Nov 6, 2013 - By Alejandra Silva, Staff WriterHealth officials say the move could save millions of dollars for Wyoming, but Gov. Matt Mead so far has resisted the idea as proposed under "Obamacare."
Supporters of Medicaid expansion in Wyoming were up early Tuesday greeting Wyoming legislators and others attending the Joint Labor, Health and Social Services Interim Committee at The Inn in Lander.
"It's the common sense thing to do," said Fremont County Democratic Party chairman Bruce Palmer of expanding Medicaid in Wyoming under the Affordable Care Act. "It would save the state $47 million."
Palmer was joined by members of the Wyoming Association of Churches, the Lander Ministerial Association, Wyoming Coalition for Medicaid Expansion, and others from the Wind River Indian Reservation and surrounding communities.
Most of the discussion on the proposed bill was fleshed out during the public comment session, when citizens shared with the committee how they would benefit from the legislation if it passed.
A Lander resident expressed his support for the expansion by differentiating for the committee that this was "a need, not a want."
He said people less fortunate would benefit from the expansion.
A Casper resident said she applied for health care coverage through HealthCare.org and later on the phone and was told she was ineligible. If the state didn't expand Medicaid to increase eligibility, she said, she would be left without health insurance. The assistance her mother receives for prescription drugs also would be cut, she said.
Another community member, Laura Davidson, said she was afraid of a higher premium on top of an already expensive one she was dealing with that required a $10,000 yearly deductible.
"I don't know how long I can do that," she said. "I'm frustrated with the system."
Davidson also praised the committee for working toward making improvements and "being on the front line."
Fort Washakie resident and Fort Washakie school district board member Karen King asked the committee to consider individuals who, like her, had successful careers, have worked for most of their adult lives and are not necessarily below the poverty level but still have to deal with "exorbitant rates."
"To me, it's 'kick them while they're down,'" King said. "I applaud your public diligence, but I also implore you to act quickly on behalf of those who need help."
Not everyone in the audience was in favor of the expansion. One local resident emphasized that the finances with the Social Security, Medicaid and Medicare were "broke" and expanding the program would be less then beneficial.
"How are you going to afford Medicaid and not run us into the ground?" the man asked the committee.
Before public comment was taken, the committee briefly discussed legislation relating to Medicaid.
Committee co-chairman Sen.
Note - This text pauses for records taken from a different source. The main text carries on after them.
# haowenz/FEM

Hardware: AMD Instinct MI355X
Metric: mapped Mreads/s (100 bp, e=3) at 1/2/4/8 MI355X + achieved HBM GB/s vs roofline (higher is better)
Workload: dtype u32/u64 integer + 32-bit Myers bit-vectors

## Files before the change

### fem_amd/csrc/fem_hip.hip

```cpp
#include "../../include/fem_hip.h"

#include <hip/hip_runtime.h>
#include <rccl/rccl.h>
#include <sched.h>
#if defined(__x86_64__)
#include <immintrin.h>
#endif

#include <algorithm>
#include <cctype>
#include <cstdio>
#include <cstdlib>
#include <cstring>
#include <condition_variable>
#include <functional>
#include <memory>
#include <atomic>
#include <chrono>
#include <mutex>
#include <string>
#include <thread>
#include <utility>
#include <vector>

#include "fem_buf.hip.h"
#include "fem_index_build.hip.h"
#include "fem_pack.h"
#include "fem_kernels.hip.h"
#include "fem_verify.hip.h"
#include "fem_seed_fast.hip.h"
#include "fem_seed_join.hip.h"
#include "fem_tail.hip.h"
#include "fem_bgzf.hip.h"

namespace {

using femb::Buf;
using femb::Event;
using femb::PinBuf;
using femb::Stream;
template <typename T>
using StageBuf = femb::Buf<T, femb::Mem::Device, femb::Grow::Half>;
template <typename T>
using PinStageBuf = femb::Buf<T, femb::Mem::Pinned, femb::Grow::Half>;

#ifndef FEM_SLOTS
#define FEM_SLOTS 4
#endif
constexpr int kSlots = FEM_SLOTS;
constexpr uint32_t kMaxReadLen = 1024;
constexpr size_t kFrontPad = 16;
constexpr size_t kPackedFrontPad = 256;
constexpr uint32_t kXcapSmall = 512, kFcap = 128, kCcap = 128;

constexpr int kTimedKernels = 16;
struct TimedLaunch {
  int kernel;
  hipEvent_t start, stop;
  bool counts = true;
};
constexpr int kMaxParts = 4;

struct Slot {
  Stream stream;
  StageBuf<uint8_t> d_bases_alloc;
  uint8_t *bases() const { return d_bases_alloc + 16; }
  StageBuf<uint64_t> d_off;
  uint64_t n_reads = 0;
  uint64_t n_bases = 0;
  uint32_t max_len = 0;
  bool staged = false;
  PinStageBuf<char> h_bases;
  PinStageBuf<uint64_t> h_off;
  uint64_t acq_reads = 0, acq_bases = 0;
  PinStageBuf<char> h_quals, h_names;
  PinStageBuf<uint64_t> h_name_off;
  StageBuf<uint8_t> d_quals, d_names;
  StageBuf<uint64_t> d_name_off;
  bool text_staged = false;
  bool host_quals = false;
  const uint64_t *qual_at = nullptr;
  Stream text_stream;
  Stream out_stream;
  Event ev_text_staged;
  Event ev_text_order;
  bool have_text_order = false;
  StageBuf<uint8_t> d_packed_alloc;
  uint8_t *packed() const { return d_packed_alloc + kPackedFrontPad; }
  StageBuf<uint32_t> d_exc_bits;
  uint32_t packed_bpr = 0;
  bool prefetch_results = false, staged_by_copy = false;
  uint64_t prefetched_reads2 = 0, prefetched_cand = 0, last_n_cand = 0;
  uint64_t h2d_bytes = 0;
  bool sent_packed = false;
  int parts = 1;
  uint32_t part_begin[kMaxParts + 1] = {0, 0, 0, 0, 0};
  Event ev_part[kMaxParts], ev_sel[kMaxParts];
  Event ev_zeroed;
  Event ev_results, ev_home;
  Buf<uint64_t> d_cand;
  Buf<uint32_t> d_meta;
  Buf<uint8_t> d_ed;
  Buf<int16_t> d_end;
  uint32_t cand_cap = 0;
  Buf<uint32_t> d_begin, d_count, d_nmap;
  Buf<uint8_t> d_ctl;
  PinBuf<uint8_t> h_ctl;
  Buf<uint64_t> d_arena;
  uint64_t arena_cap = 0;
  Buf<uint32_t> d_slow;
  uint32_t slow_cap = 0;
  StageBuf<uint2> d_sel, d_sel_hdr;
  PinBuf<uint32_t> h_begin, h_count;
  PinBuf<uint64_t> h_cand;
  PinBuf<uint8_t> h_ed;
  PinBuf<int16_t> h_end;
  StageBuf<uint8_t> d_count8;
  StageBuf<uint32_t> d_seg;
  Buf<uint64_t> d_pcand;
  Buf<uint8_t> d_ped;
  Buf<int16_t> d_pend;
  Buf<uint2> d_big;
  PinBuf<uint8_t> h_count8, h_ped;
  PinBuf<uint32_t> h_seg;
  PinBuf<uint64_t> h_pcand;
  PinBuf<int16_t> h_pend;
  PinBuf<uint2> h_big;
  bool want_packed = false;
  bool packed_enqueued = false;
  uint64_t packed_home = 0, last_n_packed = 0;
  bool packed_per_read_home = false;
  uint32_t n_packed = 0, n_big = 0;
  fem_params params{};
  bool mapped = false, synced = false;
  uint64_t stats[5] = {0, 0, 0, 0, 0};
  uint32_t n_cand = 0;
  std::vector<TimedLaunch> pending;
  std::unique_ptr<femt::Tail> tail;
  bool paired = false;
  int32_t min_insert = 0, max_insert = 0;
  uint64_t n_proper = 0;
  bool rescue = false;
  int32_t rescue_edits = 0;
  uint64_t n_rescued = 0;
  bool mapq = false;
  bool unmapped = false;
  uint64_t n_unmapped = 0;
  int32_t report_strata = -1, report_hits = -1;
  uint64_t n_filtered = 0;
  std::vector<uint16_t> pr_flag;
  std::vector<uint32_t> pr_tid, pr_pos0, pr_cigar_off, pr_cigar, pr_md_off;
  std::vector<uint8_t> pr_nm;
  std::vector<char> pr_md;
};

constexpr size_t kCtlPackCursor = 4 * sizeof(uint32_t) + 2 * sizeof(uint64_t) + 4 * sizeof(uint64_t);
constexpr size_t kCtlBytes = kCtlPackCursor + 2 * sizeof(uint32_t);
constexpr uint32_t kBigCap = 4096;
constexpr size_t kCtlWorkCursor = 128, kCtlWorkCursor2 = 192, kCtlPartStride = 128, kCtlAlloc = 1024;
static_assert(kCtlWorkCursor2 + (kMaxParts - 1) * kCtlPartStride + 64 <= kCtlAlloc, "control block layout");
static_assert(kCtlBytes <= kCtlWorkCursor, "control block layout");

}
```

Charles Scott, R-Casper, revisited previous information provided to the committee regarding Gov. Matt Mead's request for studies that showed how the expansion would affect the state.
Mead has resisted the Obama administration's recommendation that states ex-and Medicare eligibility under "Obamacare" with federal assistance, saying he didn't fully trust the federal government to make good on its financial support.
The director of the Wyoming Department of Health has recommended it, however, calculating the $47 million savings figure mentioned by Palmer.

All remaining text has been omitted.